Like his older brother Fritz, Herbert Huber came to ski racing through his father. In the winter of 1965 he achieved his first victories in FIS races in Lebanon and in 1966 he achieved second places in the slalom of Mürren and in slalom and combination of Hemsedal . In February 1966 he became Austrian champion in slalom and runner-up in combination and not least secured a starting place for the 1966 World Cup in Portillo in the summer . There he was eliminated in the first slalom run.
In the first World Cup race in history, a slalom on January 5th, 1967 in Berchtesgaden , Huber achieved eighth place. After further top 10 results, he stood third in the Franconia slalom on the winners' podium for the first time on March 11 and celebrated his first World Cup victory two weeks later in the Jackson Hole slalom. He was sixth in the Slalom World Cup and eighth in the overall World Cup in the 1967 season. In the 1968 season, Huber initially achieved several top 10 results in the World Cup. At the 1968 Winter Olympics in Grenoble , which also counted as a world championship, he finished third in slalom behind Karl Schranz and Jean-Claude Killy . After Schranz was disqualified, Huber won the silver medal. In March and April he won two giant slaloms in Rossland and Heavenly Valley and two second places in the slaloms of Aspen and Heavenly Valley. In his most successful World Cup season - the Olympic Games were also part of the World Cup - he came third in the overall and giant slalom world cup and fourth in the slalom world cup, both as the best Austrian. In addition, he became Austrian slalom champion for the second time in 1968.

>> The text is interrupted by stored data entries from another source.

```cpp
static int conv133_dgrad_impl(const float* dy, const float* w, const unsigned* live_t, const e2e_out_chan_t* outs,
                              int B, int Cin, int Cout, int Di, int Hi, int Wi, int sd, int sh, int sw, float* ws,
                              long long ws_bytes, void* stream) {
  E2E_REQUIRE(dy && w && outs, "conv133_dgrad: null pointer");
  E2E_REQUIRE(B > 0 && Cin > 0 && Cout > 0 && Di > 0 && Hi > 0 && Wi > 0, "conv133_dgrad: bad dims");
  E2E_REQUIRE((sd == 1 || sd == 2) && (sh == 1 || sh == 2) && (sw == 1 || sw == 2), "conv133_dgrad: stride must be 1 or 2");
  hipStream_t st = (hipStream_t)stream;
  const int Do = (Di - 1) / sd + 1, Ho = (Hi - 1) / sh + 1, Wo = (Wi - 1) / sw + 1;
  const bool tiled = (sh == 1 && sw == 1) || (sh == 2 && sw == 2);
  if (!tiled) {
    const long long per = (long long)Di * Hi * Wi;
    dim3 grid((unsigned)e2e::cdivll(per, 256), Cin, B);
    e2e::note_kernel("conv133_dgrad_strided_gather");
    hipLaunchKernelGGL(conv133_dgrad_strided_kernel, grid, dim3(256), 0, st, dy, w, outs, B, Cin, Cout, Di, Hi, Wi, Do,
                       Ho, Wo, sd, sh, sw);
    return e2e::check_launch("conv133_dgrad_strided_kernel");
  }
  ConvParams p{};
  p.chans = nullptr; p.xin = dy; p.w = w; p.bias = nullptr; p.live = live_t; p.y = nullptr; p.part = nullptr; p.outs = outs;
  p.P = Cout; p.Q = Cin; p.wq_stride = 9; p.wp_stride = Cin * 9; p.live_words = e2e::cdiv(Cout, 32);
  p.B = B; p.Di = Di; p.Hi = Hi; p.Wi = Wi; p.sd = sd; p.Do = Di; p.Ho = Hi; p.Wo = Wi;
  p.Ds = Do; p.Hs = Ho; p.Ws = Wo;
  p.ksplit = 1; p.kpart = nullptr;
  if (ws != nullptr) {
    const long long need = e2e_conv133_dgrad_ws_bytes(B, Cin, Cout, Di, Hi, Wi, sd, sh, sw);
    if (need > 0) {
      E2E_REQUIRE(ws_bytes >= need, "conv133_dgrad: workspace too small (%lld < %lld bytes)", ws_bytes, need);
      p.ksplit = plan_dgrad_ksplit(B, Cin, Cout, Di, Hi, Wi, sd, sh, sw);
      p.kpart = ws;
    }
  }
  const TileKind k = pick_tile(Hi, Wi, 1, 1);
  const int kind = k == T32 ? 0 : (k == T16 ? 1 : 2);
  if (sh == 1) return launch_s1<1, 1, 1>(p, kind, st);
  if (kind <= 1 && (Hi % 2) == 0 && (Wi % 2) == 0) {
    p.wq_stride = 9; p.wp_stride = Cin * 9;
    return launch_sub(p, kind, st);
  }
  return launch_s1<1, 2, 2>(p, kind, st);
}

extern "C" int e2e_conv133_dgrad(const float* dy, const float* w, const unsigned* live_t, const e2e_out_chan_t* outs,
                                 int B, int Cin, int Cout, int Di, int Hi, int Wi, int sd, int sh, int sw,
                                 void* stream) {
  return conv133_dgrad_impl(dy, w, live_t, outs, B, Cin, Cout, Di, Hi, Wi, sd, sh, sw, nullptr, 0, stream);
}

extern "C" int e2e_conv133_dgrad_splitk(const float* dy, const float* w, const unsigned* live_t, const e2e_out_chan_t* outs,
                                        int B, int Cin, int Cout, int Di, int Hi, int Wi, int sd, int sh, int sw, float* ws,
                                        long long ws_bytes, void* stream) {
  return conv133_dgrad_impl(dy, w, live_t, outs, B, Cin, Cout, Di, Hi, Wi, sd, sh, sw, ws, ws_bytes, stream);
}
```

e2enet_medical_amd/csrc/e2e_common.h:

```cpp
#pragma once
#include <hip/hip_runtime.h>
#include <cstdio>
#include <cstdarg>
#include "e2e_hip.h"

typedef const float __attribute__((address_space(1)))* gfloat_p;

namespace e2e {

void set_error(const char* fmt, ...);
void note_kernel(const char* fmt, ...);

void mm_clock_read(unsigned long long out[2], bool reset);
void wgrad_clock_read(unsigned long long out[2], bool reset);

inline int check_launch(const char* what) {
  hipError_t e = hipGetLastError();
  if (e != hipSuccess) {
    set_error("%s: %s", what, hipGetErrorString(e));
    return E2E_ERR_LAUNCH;
  }
  return E2E_OK;
}

// ... 7 lines not shown

__host__ __device__ inline int cdiv(int a, int b) { return (a + b - 1) / b; }
__host__ __device__ inline long long cdivll(long long a, long long b) { return (a + b - 1) / b; }

__device__ __forceinline__ float in_act(float v, float a, float b, float slope) {
  float u = fmaf(v, a, b);
  return u > 0.f ? u : u * slope;
}

__device__ __forceinline__ float wave_sum_dpp(float v) {
  v += __builtin_bit_cast(float, __builtin_amdgcn_update_dpp(0, __builtin_bit_cast(int, v), 0xB1, 0xF, 0xF, true));
  v += __builtin_bit_cast(float, __builtin_amdgcn_update_dpp(0, __builtin_bit_cast(int, v), 0x4E, 0xF, 0xF, true));
  v += __builtin_bit_cast(float, __builtin_amdgcn_update_dpp(0, __builtin_bit_cast(int, v), 0x141, 0xF, 0xF, true));
  v += __builtin_bit_cast(float, __builtin_amdgcn_update_dpp(0, __builtin_bit_cast(int, v), 0x140, 0xF, 0xF, true));
  v += __shfl_xor(v, 16, 64);
  v += __shfl_xor(v, 32, 64);
  return v;
}

__device__ __forceinline__ double dpp_move_d(double v, const int ctrl_sel) {
  const long long b = __builtin_bit_cast(long long, v);
  int lo = (int)b, hi = (int)(b >> 32);
  switch (ctrl_sel) {
    case 0: lo = __builtin_amdgcn_update_dpp(0, lo, 0xB1, 0xF, 0xF, true); hi = __builtin_amdgcn_update_dpp(0, hi, 0xB1, 0xF, 0xF, true); break;
    case 1: lo = __builtin_amdgcn_update_dpp(0, lo, 0x4E, 0xF, 0xF, true); hi = __builtin_amdgcn_update_dpp(0, hi, 0x4E, 0xF, 0xF, true); break;
    case 2: lo = __builtin_amdgcn_update_dpp(0, lo, 0x141, 0xF, 0xF, true); hi = __builtin_amdgcn_update_dpp(0, hi, 0x141, 0xF, 0xF, true); break;
    default: lo = __builtin_amdgcn_update_dpp(0, lo, 0x140, 0xF, 0xF, true); hi = __builtin_amdgcn_update_dpp(0, hi, 0x140, 0xF, 0xF, true); break;
  }
  return __builtin_bit_cast(double, ((long long)hi << 32) | (unsigned)lo);
}
__device__ __forceinline__ double wave_sum_dpp_d(double v) {
  v += dpp_move_d(v, 0);
  v += dpp_move_d(v, 1);
  v += dpp_move_d(v, 2);
  v += dpp_move_d(v, 3);
  v += __shfl_xor(v, 16, 64);
  v += __shfl_xor(v, 32, 64);
  return v;
}

__device__ __forceinline__ float wave_sum(float v) {
#pragma unroll
  for (int off = 32; off > 0; off >>= 1) v += __shfl_xor(v, off, 64);
  return v;
}
__device__ __forceinline__ double wave_sum_d(double v) {
#pragma unroll
  for (int off = 32; off > 0; off >>= 1) v += __shfl_xor(v, off, 64);
  return v;
}

__device__ __forceinline__ int xcd_remap(int id, int padded_total) {
  int per = padded_total >> 3;
  return (id & 7) * per + (id >> 3);
}

__global__ inline void zero_words_kernel(unsigned* p, long long n) {
  for (long long i = (long long)blockIdx.x * blockDim.x + threadIdx.x; i < n; i += (long long)gridDim.x * blockDim.x) p[i] = 0u;
}
inline void zero_async(void* p, size_t bytes, hipStream_t st) {
  const long long n = (long long)(bytes / 4);
  long long blocks = (n + 255) / 256;
  if (blocks > 2048) blocks = 2048;
  if (blocks < 1) blocks = 1;
  hipLaunchKernelGGL(zero_words_kernel, dim3((unsigned)blocks), dim3(256), 0, st, (unsigned*)p, n);
}

struct WgBf3Params {
  const e2e_in_chan_t* chans;
  const float* dy;
  float* slab;
  int B, Cin, Cout, Di, Hi, Wi, Do, sd;
  int tiles_x, tiles_y, tiles_per_n, tiles_per_chunk;
  int segs;
  int cblocks;
  int geom;
  int h2;
  const unsigned* dy_absmax;
  const unsigned* x_absmax;
};
int launch_wgrad_bf3(const WgBf3Params& p, int nchunks, int pairs, hipStream_t st);
int reduce_slabs(const float* slab, float* dw, long long numel, int nslabs, hipStream_t st);
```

In the 1968/69 season , Huber did not win, but made it into the top ten in eight of the nine World Cup slaloms, and was on the podium three times in second and once in third, five points behind the four ex-aequo first-placed winners in the Slalom World Cup Jean-Noël Augert , Patrick Russel , Alfred Matt and Alain Penz took fifth place. In the giant slalom, however, he only achieved two tenth places, which is why he also fell back to tenth place in the overall World Cup. In the 1969/70 season Huber only achieved points in the races in Lienz in December. He finished ninth in giant slalom and second in slalom. After that, he never finished in the top ten in any World Cup races.
On July 15, 1970, Huber, who suffered from depression and after the qualifying race for the 1970 World Cup slalom (on February 7, one day before the actual competition - he only had a second round against a so-called exotic ski, committed Romania enforced) had suffered a nervous breakdown , suicide in his apartment in Kitzbühel . He was buried at the Kitzbühel city cemetery in the Huber family grave.